Where a line of the data holds the word "true", copy that line.

(Records excerpted from a collection)
━━━━━━━━━━━━━━━━━━━━

template <int EPI, int RB, bool F8, bool CF8, bool ABLK = false>
__global__ __launch_bounds__(512) void gemm256e_kernel(const GemmArgs a, int tiles_m, int tiles_n) {
  static_assert(!F8 || RB == 8, "fp8 form: 256-row tiles only");
  static_assert(!CF8 || (F8 && EPI != DFD_EPI_QKV_EXPORT), "fp8 output: fp8 operands, plain, QuickGELU or GELU epilogue");
  constexpr int ESZ = F8 ? 1 : 2;
  constexpr int TMU = 32 * RB;
  constexpr int WROWS = 16 * RB;
  constexpr int HB = RB - 4;
  constexpr int NCV = F8 ? 2 : 1;
  constexpr int S1 = CF8 ? RB : 2 * RB;
  constexpr int S2 = 4 * RB;
  static_assert(!ABLK || (!F8 && EPI == DFD_EPI_BIAS), "blocked A: bf16 operands, plain epilogue");
  constexpr bool C_BLK = !F8 && (EPI == DFD_EPI_BIAS_QUICKGELU || EPI == DFD_EPI_BIAS_GELU);
  constexpr bool A_BLK = ABLK;
  __shared__ __attribute__((aligned(1024))) unsigned char smem[RING + 8 * STAGE];
  const int tid = threadIdx.x;
  const int lane = tid & 63;
  const int wave = __builtin_amdgcn_readfirstlane(tid >> 6);
  const int wr = wave >> 2, wc = wave & 3;
  const int ntiles = tiles_m * tiles_n;

  const int G = gridDim.x, bid = blockIdx.x;
  const int xcd = bid & 7, q8 = G >> 3, r8 = G & 7;
  const int pos = xcd_position();

  const OperandSrds<F8, CF8, A_BLK, C_BLK> srd(a);
  const __amdgpu_buffer_rsrc_t srdA = srd.A, srdW = srd.W, srdC = srd.C;
  const v4i srdB = words(a.bias ? a.bias : reinterpret_cast<const float*>(a.W), a.bias ? a.N * 4 : 0);
  [[maybe_unused]] const v4i srdS = words(F8 ? a.col_scale : reinterpret_cast<const float*>(a.W), F8 ? a.N * 4 : 0);
  const int cnt_x = q8 + (xcd < r8 ? 1 : 0), off_x = pos - (bid >> 3);
  const v4i srdT = words(reinterpret_cast<const float*>(a.sched ? a.sched : reinterpret_cast<const uint32_t*>(a.W)), a.sched ? 8 * 128 : 0);

  const uint32_t lda2 = (uint32_t)(a.lda * ESZ), ldw2 = (uint32_t)(a.ldw * ESZ);
  const uint32_t a_last = (uint32_t)(a.M - 1) * lda2;
  constexpr bool a_blk = A_BLK;
  constexpr int a_kstep = a_blk ? (int)DFD_BLK_UNIT : ROWB;
  uint32_t vA[2][2], vW[2];
  auto set_a = [&](const Tile& t, int ha) {
    int l = lane;
    asm volatile("" : "+v"(l));
    const uint32_t pr = (uint32_t)(l >> 3), pp = (uint32_t)(l & 7);
    if constexpr (a_blk) {
      const uint32_t c0 = pp ^ (pr >> 1);
      const uint32_t r0 = (uint32_t)t.m0 + (uint32_t)(WROWS * (wave >> 2) + 64 * ha + 16 * (wave & 3)) + pr;
      const uint32_t m_last = (uint32_t)(a.M - 1);
      vA[ha][0] = dfd_blk_row(min(r0, m_last), lda2) + dfd_blk_chunk(c0);
      vA[ha][1] = dfd_blk_row(min(r0 + 8u, m_last), lda2) + dfd_blk_chunk(c0 ^ 4u);
    } else {
      const uint32_t ch0 = (pp ^ (pr >> 1)) << 4;
      const uint32_t row0 = ((uint32_t)t.m0 + (uint32_t)(WROWS * (wave >> 2) + 64 * ha + 16 * (wave & 3))) * lda2 + pr * lda2;
      vA[ha][0] = min(row0, a_last) + ch0;
      vA[ha][1] = min(row0 + 8u * lda2, a_last) + (ch0 ^ 64u);
    }
  };
  auto set_w = [&](const Tile& t, int hb) {
    int l = lane;
    asm volatile("" : "+v"(l));
    const uint32_t pr = (uint32_t)(l >> 3), pp = (uint32_t)(l & 7);
    const uint32_t ch0 = (pp ^ (pr >> 1)) << 4;
    vW[hb] = ((uint32_t)t.n0 + (uint32_t)(64 * (wave >> 1) + 32 * hb + 16 * (wave & 1))) * ldw2 + pr * ldw2 + ch0;
  };
  auto issue = [&](int kind, int kr) {
    unsigned char* d = smem + ((kind & 1) ? 0 : 4 * UNIT) + (2 * (kind >> 1) + (kr & 1)) * UNIT + wave * 16 * ROWB;
    if (kind & 1) {
      __builtin_amdgcn_raw_ptr_buffer_load_lds(srdA, (lds_ptr_t)d, 16, vA[kind >> 1][0], kr * a_kstep, 0, 0);
      __builtin_amdgcn_raw_ptr_buffer_load_lds(srdA, (lds_ptr_t)(d + 8 * ROWB), 16, vA[kind >> 1][1], kr * a_kstep, 0, 0);
// ... 192 lines not shown
      seg_tail(P2{});
      quadrant(PAR ? X : Y, 1, 1);
      if constexpr (END != 0) read_w(PAR ? X : Y, PAR ^ 1, 0);
      seg_tail(P3{});
      quadrant(PAR ? Y : X, 1, 0);
    };
    using C0 = std::integral_constant<int, 0>;
    using C1 = std::integral_constant<int, 1>;
    using C2 = std::integral_constant<int, 2>;
    using C3 = std::integral_constant<int, 3>;
    using C4 = std::integral_constant<int, 4>;
    bool short_k = false;
    if constexpr (EPI == DFD_EPI_RESIDUAL_POS) short_k = nk == 4;
    if (short_k) {
      if constexpr (EPI == DFD_EPI_RESIDUAL_POS) {
        ktile(0, C0{}, C0{}, C3{});
        ktile(1, C1{}, C1{}, C2{});
        ktile(2, C0{}, C2{}, C1{});
        ktile(3, C1{}, C2{}, C0{});
      }
    } else {
      ktile(0, C0{}, C0{}, C4{});
      ktile(1, C1{}, C1{}, C4{});
      if (dyn) {
        uint32_t n;
        const uint32_t slot_addr = (uint32_t)(uintptr_t)(lds_ptr_t)(smem + RING + 1024);
        asm volatile("ds_read_b32 %0, %1\n\ts_waitcnt lgkmcnt(0)" : "=&v"(n) : "v"(slot_addr) : "memory");
        n = (uint32_t)__builtin_amdgcn_readfirstlane((int)n) - a.sched_base[xcd];
        const uint32_t r = n / (uint32_t)cnt_x;
        has_next = r < (uint32_t)(ntiles / G + 1);
        nidx = (int)((r + 1) * (uint32_t)G + (uint32_t)off_x + (n - r * (uint32_t)cnt_x));
        has_next = has_next && nidx < ntiles;
        nxt = has_next ? decode_tile(nidx, tiles_m, tiles_n, TMU) : cur;
      }
      for (int kt = 2; kt < nk - 4; kt += 2) {
        ktile(kt, C0{}, C2{}, C4{});
        ktile(kt + 1, C1{}, C2{}, C4{});
      }
      ktile(nk - 4, C0{}, C2{}, C3{});
      ktile(nk - 3, C1{}, C2{}, C2{});
      ktile(nk - 2, C0{}, C2{}, C1{});
      ktile(nk - 1, C1{}, C2{}, C0{});
    }

    f32x4 b4[4];
    [[maybe_unused]] f32x4 cs4[4];
    const int le = opaque_lane();
#pragma unroll
    for (int j = 0; j < 4; ++j) {
      b4[j] = *reinterpret_cast<const f32x4*>(ep + (j * 16 + (le >> 4) * 4) * 4);
      if constexpr (F8) cs4[j] = *reinterpret_cast<const f32x4*>(ep + 256 + (j * 16 + (le >> 4) * 4) * 4);
    }
    asm volatile("s_waitcnt lgkmcnt(0)" ::: "memory");
    const int stores = tile_epilogue<EPI, RB, F8, CF8, C_BLK>(a, acc, b4, cs4, ep, cur, wr, wc, le, D, srdC);
    if (!has_next) break;
    s_prev = countable_stores<RB>(stores, cur, wr, a.M);
    idx = nidx;
    cur = nxt;
  }
  wait_vm<0>();
  if (wr == 0) __builtin_amdgcn_s_barrier();
}

struct SchedSlot {
  uint32_t* dev = nullptr;
  uint32_t base[8] = {0, 0, 0, 0, 0, 0, 0, 0};
};

bool sched_prepare(GemmArgs& a, hipStream_t st, int grid, int64_t ntiles) {
  static std::mutex mu;
  static std::unordered_map<hipStream_t, SchedSlot> slots;
  static uint32_t* pool = nullptr;
  static int used = 0;
  constexpr int MAX_SLOTS = 64;
  a.sched = nullptr;
  hipStreamCaptureStatus cap = hipStreamCaptureStatusNone;
  if (hipStreamIsCapturing(st, &cap) != hipSuccess || cap != hipStreamCaptureStatusNone) {
    (void)hipGetLastError();
    return true;
  }
  std::lock_guard<std::mutex> lock(mu);
  auto it = slots.find(st);
  if (it == slots.end()) {
    if (pool == nullptr) {
      if (hipMalloc(reinterpret_cast<void**>(&pool), MAX_SLOTS * 8 * 128) != hipSuccess || hipMemset(pool, 0, MAX_SLOTS * 8 * 128) != hipSuccess) {
        (void)hipGetLastError();
        pool = nullptr;
        return true;
      }
    }
    if (used >= MAX_SLOTS) return true;
    SchedSlot sl;
    sl.dev = pool + used * 8 * 32;
    ++used;
    it = slots.emplace(st, sl).first;
  }
  SchedSlot& sl = it->second;
  a.sched = sl.dev;
  const int q8 = grid >> 3, r8 = grid & 7;
  const int64_t full = ntiles / grid, rem = ntiles % grid;
  for (int x = 0; x < 8; ++x) {
    a.sched_base[x] = sl.base[x];
    const int cnt = q8 + (x < r8 ? 1 : 0);
    const int off = x < r8 ? x * (q8 + 1) : r8 * (q8 + 1) + (x - r8) * q8;
    int64_t last = rem - off;
    last = last < 0 ? 0 : (last > cnt ? cnt : last);
    sl.base[x] += (uint32_t)(full * cnt + last);
  }
  return true;
}
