template <int NL>
static int score_launch(const ScoreBatch& b, ScoreParams prm, cudaStream_t st) {
    ScoreMaps<NL> maps;
    for (int l = 0; l < b.n; ++l) {
        int ql = 0, kl = 0;
        int rc = make_map(&maps.q[l], b.q[l], b.H, b.L, b.D, b.q_stride_h[l], b.q_stride_l[l], &ql);
        if (rc) return rc;
        rc = make_map(&maps.k[l], b.k[l], b.KVH, b.L, b.D, b.k_stride_h[l], b.k_stride_l[l], &kl);
        if (rc) return rc;
        if (l == 0) { prm.q_dim1_is_l = ql; prm.k_dim1_is_l = kl; }
        else if (ql != prm.q_dim1_is_l || kl != prm.k_dim1_is_l) return RTK_E_UNSUPPORTED;
        if (prm.n_keys) {
            int cl = 0;
            rc = make_map(&maps.kc[l], b.kc[l], b.KVH, b.L, b.D, b.D, b.KVH * b.D, &cl);
            if (rc) return rc;
            prm.kc_dim1_is_l = cl;
        } else {
            maps.kc[l] = maps.k[l];
        }
    }
    for (int l = b.n; l < NL; ++l) { maps.q[l] = maps.q[0]; maps.k[l] = maps.k[0]; maps.kc[l] = maps.kc[0]; }
    int dev = 0, sms = 0;
    cudaGetDevice(&dev);
    cudaDeviceGetAttribute(&sms, cudaDevAttrMultiProcessorCount, dev);
    const int units = prm.Hl * ((prm.nt + kPair - 1) / kPair);
    const long long gmax = (long long)units * prm.nt / ((prm.nt + 1) / 2);
    const int grid = (int)(gmax < sms ? (gmax < 1 ? 1 : gmax) : sms);
    const size_t smem = ScoreSmem::total + 1024;
    cudaError_t e = cudaFuncSetAttribute(pivot_score_kernel<1, NL>, cudaFuncAttributeMaxDynamicSharedMemorySize, (int)smem);
    if (e != cudaSuccess) return (int)e;
    e = cudaFuncSetAttribute(pivot_score_kernel<2, NL>, cudaFuncAttributeMaxDynamicSharedMemorySize, (int)smem);
    if (e != cudaSuccess) return (int)e;
    HeadScoreOut out;
    out.KVH = (int)b.KVH;
    for (int l = 0; l < kMaxBatchLayers; ++l) {
        out.p[l] = reinterpret_cast<__nv_bfloat16*>(b.head_scores[l < b.n ? l : 0]);
        out.slot[l] = prm.n_keys ? b.slot[l < b.n ? l : 0] : nullptr;
    }
    RTK_LAUNCH_PDL((pivot_score_kernel<1, NL>), grid, kScoreThreads2, smem, st, maps, prm);
    dim3 g1((unsigned)((prm.nt * kTile + 255) / 256), (unsigned)prm.H);
    RTK_LAUNCH_PDL(pivot_stats_merge_kernel, g1, 256, 0, st, prm.ml_part, prm.H, prm.L, prm.nt * kTile, prm.stats);
    RTK_LAUNCH_PDL((pivot_score_kernel<2, NL>), grid, kScoreThreads2, smem, st, maps, prm);
    dim3 g2((unsigned)((prm.L + 255) / 256), (unsigned)(b.KVH * b.n));
    RTK_LAUNCH_PDL(pivot_head_reduce_kernel, g2, 256, 0, st, prm.colsum_part, prm.H, prm.G, prm.L, prm.nt * kTile, out);
    return 0;
}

━━━━━━━━━━━━━━━━━━━━

### Result for this exercise
    return true;
        return true;
    if (used >= MAX_SLOTS) return true;
  return true;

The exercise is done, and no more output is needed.